The effects of the ester group (R2) of the acetylphosphonate were then investigated. It was found that, although dimethyl acetylphosphonate 1b led to a slightly higher ee value of the product (62% ee, entry 2), the yield was much poorer (39%). In contrast, diisopropyl acetylphosphonate 1c led to an excellent yield (91%) of the expected product 3a with the same ee value (entry 3) as that of diethyl acetylphosphonate (entry 1). Therefore, 1c was adopted as the model substrate for catalyst screening. As the results in Table 1 show, except for catalysts 4g and 4h, all the other cinchona alkaloid catalysts led to the formation of 3a in good to high yields (entries 4–12).
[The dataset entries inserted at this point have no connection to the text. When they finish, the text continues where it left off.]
+                const int kp = hbit ? kl + 1 : kl - 1;
+                if (kp >= 0 && kp <= 12 && kp <= hamming_weight)
+                    base = (uint32_t)rank_combinadic_w<uint32_t, uint64_t>((high ^ (1u << high_site)) | ((1u << kp) - 1u), g_binom);
+                base |= hbit << 31;
+            }
+            h = make_uint2(high | ti, base);
+        } else
+            atomicAdd(n_plain, 1ULL);
+        out[w] = h;
+    }
+}
+extern "C" int lsk_chain_headers(lsk_basis bs, lsk_index ix, int64_t n, uint64_t const *reps, int headed, int high_site, void *out,
+                                 unsigned long long *d_n_plain, void *stream) {
+    if (n == 0) return 0;
+    if (!headed) {
+        if (hipMemsetAsync(out, 0xff, 8 * (size_t)((n + 63) >> 6), (hipStream_t)stream) != hipSuccess) { snprintf(g_err, sizeof(g_err), "lsk_chain_headers: memset failed"); return -1; }
+        return 0;
+    }
+    if (bs.number_sites > 32 || bs.number_sites < 13 || bs.hamming_weight < 0 || high_site >= bs.number_sites || (high_site >= 0 && high_site < 12)) {
+        snprintf(g_err, sizeof(g_err), "lsk_chain_headers: plan out of range");
+        return -1;
+    }
+    hipLaunchKernelGGL(k_chain_headers, dim3(grid_for((n + 63) >> 6)), dim3(kBlock), 0, (hipStream_t)stream, n, reps, bs.hamming_weight,
+                       high_site, ix.binom, (uint2 *)out, d_n_plain);
+    LSK_LAUNCH_CHECK();
+    return 0;
+}
+extern "C" int lsk_chain_words(void) { return (int)kChainWords; }
 
 __global__ void k_binom_narrow(uint64_t const *__restrict__ in, uint32_t *__restrict__ out, int n) {
     for (int k = blockIdx.x * blockDim.x + threadIdx.x; k < n; k += gridDim.x * blockDim.x) out[k] = (uint32_t)in[k];
@@ -922,14 +994,15 @@
 template <typename W, typename R, bool CPLX, int TILE, bool REC>
 static int launch_chain(lsk_operator op, lsk_basis bs, lsk_index ix, lsk_tilemap tm, int64_t n, uint64_t const *reps,
                         int64_t row0, int64_t n_x, void const *x, void *y, int n_cached, void const *cache, double cv0,
-                        double cv1, void *stream) {
+                        double cv1, void const *wave_plan, void *stream) {
     int64_t gb = tm.slots_per_xcd * 8;
     ChainImage img;
     if (chain_lds_image((int)sizeof(R), ChainTraits<W, R>::NB, bs.hamming_weight, CPLX ? 16 : 8, CPLX ? 11 : kChainLdsPairs, &img) != 0) return -1;
     hipLaunchKernelGGL((k_chain_t<W, R, CPLX, TILE, REC>), dim3((unsigned)gb), dim3(kBlock), (size_t)img.bytes, (hipStream_t)stream, op.runs,
                        op.n_diag, op.diag, bs.hamming_weight, img.dev, img.bytes / 16, img.kc, img.near_off, tm.entries, tm.slots_per_xcd, n, reps, x, y,
-                       kChainLdsPairs, n_cached | ((kAblate && (bs.debug_ablate & 128)) ? 0x100 : 0) | ((kAblate && (bs.debug_ablate & 4096)) ? 0x200 : 0) |
-                           ((kAblate && (bs.debug_ablate & 8192)) ? 0x400 : 0), (R const *)cache, cv0, cv1, row0, n_x);
+                       n_cached | ((kAblate && (bs.debug_ablate & 128)) ? 0x100 : 0) | ((kAblate && (bs.debug_ablate & 4096)) ? 0x200 : 0) |
+                           ((kAblate && (bs.debug_ablate & 8192)) ? 0x400 : 0), (R const *)cache, cv0, cv1, row0, n_x,
+                       (uint32_t const *)wave_plan);
     LSK_LAUNCH_CHECK();
     return 0;
 }
@@ -938,10 +1011,11 @@
 
 extern "C" int lsk_chain(lsk_operator op, lsk_basis bs, lsk_index ix, int cplx, int wide_ranks, int fused_records, lsk_tilemap tm,
                          int64_t n, uint64_t const *reps, int64_t row0, int64_t n_x, void const *x, void *y, int n_cached,
-                         void const *cache, double cv0, double cv1, void *stream) {
+                         void const *cache, double cv0, double cv1, void const *wave_plan, void *stream) {
     if (n == 0 || tm.slots_per_xcd == 0) return 0;
     const bool narrow = bs.number_sites <= 32 && !wide_ranks;
-#define LSK_CHAIN_ARGS op, bs, ix, tm, n, reps, row0, n_x, x, y, n_cached, cache, cv0, cv1, stream
+    if ((wave_plan != nullptr) != narrow) { snprintf(g_err, sizeof(g_err), "lsk_chain: 32-bit states and ranks come with wave headers, the other plans without"); return -1; }
+#define LSK_CHAIN_ARGS op, bs, ix, tm, n, reps, row0, n_x, x, y, n_cached, cache, cv0, cv1, wave_plan, stream
     if (fused_records) {
         if (!narrow || cplx) { snprintf(g_err, sizeof(g_err), "lsk_chain: fused records need 32-bit states and ranks and f64 vectors"); return -1; }
         return launch_chain<uint32_t, uint32_t, false, 1024, true>(LSK_CHAIN_ARGS);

High ee values were achieved for the quinidine thiourea catalysts 4b (75% ee, entry 4) and 4c (72% ee, entry 5), and 9-O-(1-naphthylmethyl)cupreidine (4j, 73% ee, entry 12). In contrast, proline-based catalysts 4k and 4l failed to generate the desired product from acetylphosphonate 1c (entries 13–14). These results clearly demonstrate the advantages of the enolate mechanism over the enamine mechanism for such bulky and labile ketone substrates. A solvent study with catalyst 4b revealed that THF is the best solvent for this reaction.20 Lower reaction temperature was found to be beneficial for improving the enantioselectivity of this reaction (entries 15–16), and the ee value of the product 3a was improved to 81% when the reaction was conducted at −15 °C (entry 16). Under these optimized conditions, catalyst 4j yielded 3a in 88% yield and 86% ee in 6 h (entry 17). Intrigued by our previous finding that the substituent on the isatin nitrogen atom (R1) has a dramatic effect on the enantioselectivity,14 we also studied N-substituted isatins in this aldol reaction. It is interesting to find that higher ee values of the products were obtained when the size of the N-substituent was increased. For examples, with catalyst 4b, N-methyl (2b), N-benzyl (2c), and N-trityl (2d) isatins lead to the corresponding products 3b, 3c, and 3d in 85%, 87%, and 94% ee, respectively (entries 18–20). A similar trend was also observed for catalyst 4j (entries 21–23).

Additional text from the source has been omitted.